Yo me agarro la pierna y la aprieto para amortiguar el dolor. Pero estoy prácticamente inmóvil, asi que él me levanta ayudado de otro guardia y me arrastra lejos de mi habitación, mientras ellos me llevan pienso en Annabelle.

–¡No! ¡No puedo quedarme en la puta celda de castigo! – le grito tan alto como puedo – tienen que dejarme ir, nada de esto fue mi culpa – vocifero, pero a nadie le interesa, todos me miran como si no fuera mas que otro loco encerrado en este infierno.

Annabelle, tengo que ver a Annabelle, no pueden encerrarme esta noche porque ella está esperando por mí, y me temo que pueda pensar lo peor si no me aparezco.

Intento zafarme del agarre de los guardias, pero mi pierna está temblorosa, asi que antes de que yo pueda hacer nada, ellos me meten dentro de la celda completamente gris y llena de metal y cierran la puerta con candado.

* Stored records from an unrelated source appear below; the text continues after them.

+template <int E, int X>
+__device__ __forceinline__ void pk_lane_stage_x(uint64_t (&w)[E], uint32_t (&id)[E], int lane, uint32_t pos, int size,
+                                                const OKey* K, int n) {
+  const bool want_min = ((lane & X) == 0) == ((pos & (uint32_t)size) == 0);
+#pragma unroll
+  for (int e = 0; e < E; e++) {
+    const uint64_t ow = (uint64_t)pk_xor<X>((uint32_t)w[e], lane) | ((uint64_t)pk_xor<X>((uint32_t)(w[e] >> 32), lane) << 32);
+    const uint32_t oi = pk_xor<X>(id[e], lane);
+    const bool take = pk_less(ow, oi, w[e], id[e], K, n) == want_min;
+    w[e] = take ? ow : w[e];
+    id[e] = take ? oi : id[e];
+  }
+}
+template <int E>
+__device__ __forceinline__ void pk_lane_stage(uint64_t (&w)[E], uint32_t (&id)[E], int x, int lane, uint32_t pos,
+                                              int size, const OKey* K, int n) {
+  switch (x) {
+    case 1: pk_lane_stage_x<E, 1>(w, id, lane, pos, size, K, n); break;
+    case 2: pk_lane_stage_x<E, 2>(w, id, lane, pos, size, K, n); break;
+    case 4: pk_lane_stage_x<E, 4>(w, id, lane, pos, size, K, n); break;
+    case 8: pk_lane_stage_x<E, 8>(w, id, lane, pos, size, K, n); break;
+    case 16: pk_lane_stage_x<E, 16>(w, id, lane, pos, size, K, n); break;
+    default: pk_lane_stage_x<E, 32>(w, id, lane, pos, size, K, n); break;
+  }
+}
+
+template <int E>
+__device__ __forceinline__ bool packed_bitonic(const OKey* K, int n, int P, unsigned char* pool, uint16_t* ix) {
+  int tid = threadIdx.x;
+  asm volatile("" : "+v"(tid));
+  const int lane = tid & 63, wv = tid >> 6;
+  const int NT = P / E;
+  const bool act = tid < NT;
+  uint32_t rmin = 0xFFFFFFFFu, rmax = 0;
+  uint64_t bmin = ~0ull, bmax = 0;
+#pragma unroll
+  for (int e = 0; e < E; e++) {
+    const int i = tid * E + e;
+    if (act && i < n) {
+      const uint32_t r = (uint32_t)K[i].a;
+      const uint64_t b = K[i].b;
+      rmin = min(rmin, r);
+      rmax = max(rmax, r);
+      bmin = b < bmin ? b : bmin;
+      bmax = b > bmax ? b : bmax;
+    }
+  }
+  for (int o = 32; o > 0; o >>= 1) {
+    rmin = min(rmin, (uint32_t)__shfl_xor(rmin, o));
+    rmax = max(rmax, (uint32_t)__shfl_xor(rmax, o));
+    const uint64_t a = __shfl_xor(bmin, o), b = __shfl_xor(bmax, o);
+    bmin = a < bmin ? a : bmin;
+    bmax = b > bmax ? b : bmax;
+  }
+  uint64_t* red = (uint64_t*)pool;
+  if (lane == 0) {
+    red[4 * wv] = rmin;
+    red[4 * wv + 1] = rmax;
+    red[4 * wv + 2] = bmin;
+    red[4 * wv + 3] = bmax;
+  }
+  __syncthreads();
+  for (int v = 0; v < (int)(blockDim.x >> 6); v++) {
+    rmin = min(rmin, (uint32_t)red[4 * v]);
+    rmax = max(rmax, (uint32_t)red[4 * v + 1]);
+    bmin = red[4 * v + 2] < bmin ? red[4 * v + 2] : bmin;
+    bmax = red[4 * v + 3] > bmax ? red[4 * v + 3] : bmax;
+  }
+  __syncthreads();
+  const hge_sortkey::SkPlan plan = hge_sortkey::sk_plan(rmin, rmax, bmin, bmax);
+  if (!plan.packable) return false;
+  uint64_t w[E];
+  uint32_t id[E];
+#pragma unroll
+  for (int e = 0; e < E; e++) {
+    const int i = tid * E + e;
+    w[e] = act && i < n ? hge_sortkey::sk_word(plan, (uint32_t)K[i].a, K[i].b, K[i].s0) : hge_sortkey::kSkPad;
+    id[e] = (uint32_t)i;
+  }
+  const int m = (NT >> 6) - 1;
+  const int ptid = ((lane & m) << 6) | (lane & ~m) | (wv & m);
+  const uint32_t posA = (uint32_t)tid * E, posB = (uint32_t)ptid * E;
+  constexpr int LR = 1024;
+  uint64_t* const lw = (uint64_t*)pool;
+  uint64_t* const li = lw + E * LR;
+  auto slot = [](int t) { return (t & ~63) | ((t ^ (t >> 6)) & 63); };
+  auto transpose = [&]() {
+    if (act) {
+      const int s = slot(tid);
+#pragma unroll
+      for (int e = 0; e < E; e++) lw[e * LR + s] = w[e];
+#pragma unroll
+      for (int g = 0; g < E / 4; g++)
+        li[g * LR + s] = (uint64_t)id[4 * g] | ((uint64_t)id[4 * g + 1] << 16) | ((uint64_t)id[4 * g + 2] << 32) |
+                         ((uint64_t)id[4 * g + 3] << 48);
+    }
+    __syncthreads();
+    if (act) {
+      const int s = slot(ptid);
+#pragma unroll
+      for (int e = 0; e < E; e++) w[e] = lw[e * LR + s];
+#pragma unroll
+      for (int g = 0; g < E / 4; g++) {
+        const uint64_t v = li[g * LR + s];
+        id[4 * g] = (uint32_t)v & 0xFFFFu;
+        id[4 * g + 1] = (uint32_t)(v >> 16) & 0xFFFFu;
+        id[4 * g + 2] = (uint32_t)(v >> 32) & 0xFFFFu;
+        id[4 * g + 3] = (uint32_t)(v >> 48);
+      }
+    }
+    __syncthreads();
+  };
+  for (int size = 2; size <= P; size <<= 1) {
+    int j = size >> 1;
+    if (j >= 64 * E) {
+      transpose();
+      if (act)
+        for (; j >= 64 * E; j >>= 1) pk_lane_stage<E>(w, id, j / (64 * E), lane, posB, size, K, n);
+      transpose();
+      j = 32 * E;
+    }
+    if (act) {
+      for (; j >= E; j >>= 1) pk_lane_stage<E>(w, id, j / E, lane, posA, size, K, n);
+#pragma unroll
+      for (int s = E / 2; s >= 1; s >>= 1) {
+        if (s >= size) continue;
+#pragma unroll
+        for (int lo = 0; lo < E; lo++) {
+          if (lo & s) continue;
+          const int hi = lo | s;
+          const bool up = ((posA + lo) & (uint32_t)size) == 0;
+          if (pk_less(w[hi], id[hi], w[lo], id[lo], K, n) == up) {
+            const uint64_t tw = w[lo];
+            w[lo] = w[hi];
+            w[hi] = tw;
+            const uint32_t ti = id[lo];
+            id[lo] = id[hi];
+            id[hi] = ti;
+          }
+        }
+      }
+    }
+  }
+  if (act) {
+#pragma unroll
+    for (int g = 0; g < E / 4; g++)
+      ((uint64_t*)ix)[tid * (E / 4) + g] = (uint64_t)id[4 * g] | ((uint64_t)id[4 * g + 1] << 16) |
+                                           ((uint64_t)id[4 * g + 2] << 32) | ((uint64_t)id[4 * g + 3] << 48);
+  }
+  __syncthreads();
+  return true;
+}
+
+struct SortCtl {
+  unsigned long long* cur;
+  unsigned long long* next;
+  int force_index;
+};
+__device__ __forceinline__ void sort_ctl_begin(const SortCtl& c) {
+  if (blockIdx.x == 0 && threadIdx.x == 0 && c.next) c.next[0] = c.next[1] = c.next[2] = 0;
+}
+
+__device__ __forceinline__ bool big_sort_keys(const OKey* K, int n, unsigned char* pool, bool force_index) {
+  uint16_t* ix = (uint16_t*)(pool + (size_t)BIG_SORT * 16);
+  if (!force_index) {
+    int P = 1024;
+    while (P < n) P <<= 1;
+    if (P <= 4096 ? packed_bitonic<4>(K, n, P, pool, ix) : packed_bitonic<8>(K, n, P, pool, ix)) return true;
+  }
+  big_bitonic(K, n, (uint64_t*)pool, (uint32_t*)(pool + (size_t)BIG_SORT * 8),
+              (uint32_t*)(pool + (size_t)BIG_SORT * 12), ix);
+  return false;
+}
+
+__device__ __forceinline__ void bucket_sort_big_one(int b, int nb, const int32_t* bend, const OKey* keys, OKey* tmp,
+                                    int32_t* ids_out, unsigned char* pool, const SortCtl& ctl) {
+  const int T = blockDim.x;
+  const uint16_t* ix = (const uint16_t*)(pool + (size_t)BIG_SORT * 16);
+  const bool fi = ctl.force_index != 0;
+  auto thread = []() {
+    int t = threadIdx.x;
+    asm volatile("" : "+v"(t));
+    return t;
+  };
   {
-    const OKey* K = keys + (bend[b] - nb);
-    int32_t* out = ids_out + (bend[b] - nb);
-    if (nb <= BIG_SORT) {
-      big_bitonic(K, nb, sb, sr, ss, ix);
-      for (int i = tid; i < nb; i += T) out[i] = (int32_t)K[ix[i]].id;
+    nb = __builtin_amdgcn_readfirstlane(nb);
+    const int start = __builtin_amdgcn_readfirstlane(bend[b] - nb);
+    const OKey* K = keys + start;
+    int32_t* out = ids_out + start;
+    int32_t* S = (int32_t*)(tmp + start);
+    const bool whole = nb <= BIG_SORT;
+    const int na = whole ? nb : (nb + 1) >> 1, nbb = nb - na;
+    bool pk = true;
+    for (int h = 0; h < (whole ? 1 : 2); h++) {
+      const int off = h ? na : 0, len = h ? nbb : na;
+      pk = big_sort_keys(K + off, len, pool, fi) && pk;
+      const int tid = thread();
+      if (whole) {
+        for (int i = tid; i < len; i += T) out[i] = (int32_t)K[ix[i]].id;
+      } else {
+        for (int i = tid; i < len; i += T) S[off + i] = off + ix[i];
+      }
       __syncthreads();
-      return;
-    }
-    int32_t* S = (int32_t*)(tmp + (bend[b] - nb));
-    const int na = (nb + 1) >> 1, nbb = nb - na;
-    big_bitonic(K, na, sb, sr, ss, ix);
-    for (int i = tid; i < na; i += T) S[i] = ix[i];
-    __syncthreads();
-    big_bitonic(K + na, nbb, sb, sr, ss, ix);
-    for (int i = tid; i < nbb; i += T) S[na + i] = na + ix[i];
-    __syncthreads();
+    }
+    const int tid = thread();
+    if (tid == 0 && ctl.cur) atomicAdd(&ctl.cur[pk ? 0 : 1], 1ull);
+    if (whole) return;
     const int32_t* A = S;
     const int32_t* B = S + na;
     const int k0 = (int)((int64_t)nb * tid / T), k1 = (int)((int64_t)nb * (tid + 1) / T);
@@ -2529,33 +2757,35 @@
 
 __global__ void __launch_bounds__(1024) k_bucket_sort_big(const int32_t* bend, const int32_t* bcnt,
                                                           const int32_t* list, const int32_t* nlist,
-                                                          const OKey* keys, OKey* tmp, int32_t* ids_out) {
-  __shared__ uint64_t sb[BIG_SORT];
-  __shared__ uint32_t sr[BIG_SORT], ss[BIG_SORT];
-  __shared__ uint16_t ix[BIG_SORT];
+                                                          const OKey* keys, OKey* tmp, int32_t* ids_out, SortCtl ctl) {
+  __shared__ __attribute__((aligned(16))) unsigned char pool[BIG_LDS];
+  __shared__ int s_li;
+  sort_ctl_begin(ctl);
+  const int nl = *nlist;
+  for (;;) {
+    if (threadIdx.x == 0) s_li = (int)atomicAdd(&ctl.cur[2], 1ull);
+    __syncthreads();
+    const int li = s_li;
+    __syncthreads();
+    if (li >= nl) break;
+    const int b = list[li];
+    const int nb = bcnt[b];
+    if (nb <= 512 || nb > 2 * BIG_SORT) continue;
+    bucket_sort_big_one(b, nb, bend, keys, tmp, ids_out, pool, ctl);
+  }
+}
+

Me tiro en la cama rígida para calmar el dolor y entonces lo recuero, me toco los bolsillos de mis pantalones y me doy cuenta de que no tengo conmigo mi celular, El celular, el endemoniado celular. ¿Dónde demonios lo dejé? O peor aún, ¿Quién diablos me lo quitó de encima?

–¡Tienen que dejarme salir! – la desesperación me consume y no veo de otra más que aporrear la puerta para ver si de esa forma alguien me escucha.

Le doy golpes al metal frio hasta que mis manos empiezan a sangrar.

Annabelle, el video, todo pasa por mi mente demasiado rápido. Tengo que verla, tengo que recuperar el celular y el video, antes de que sea demasiado tarde.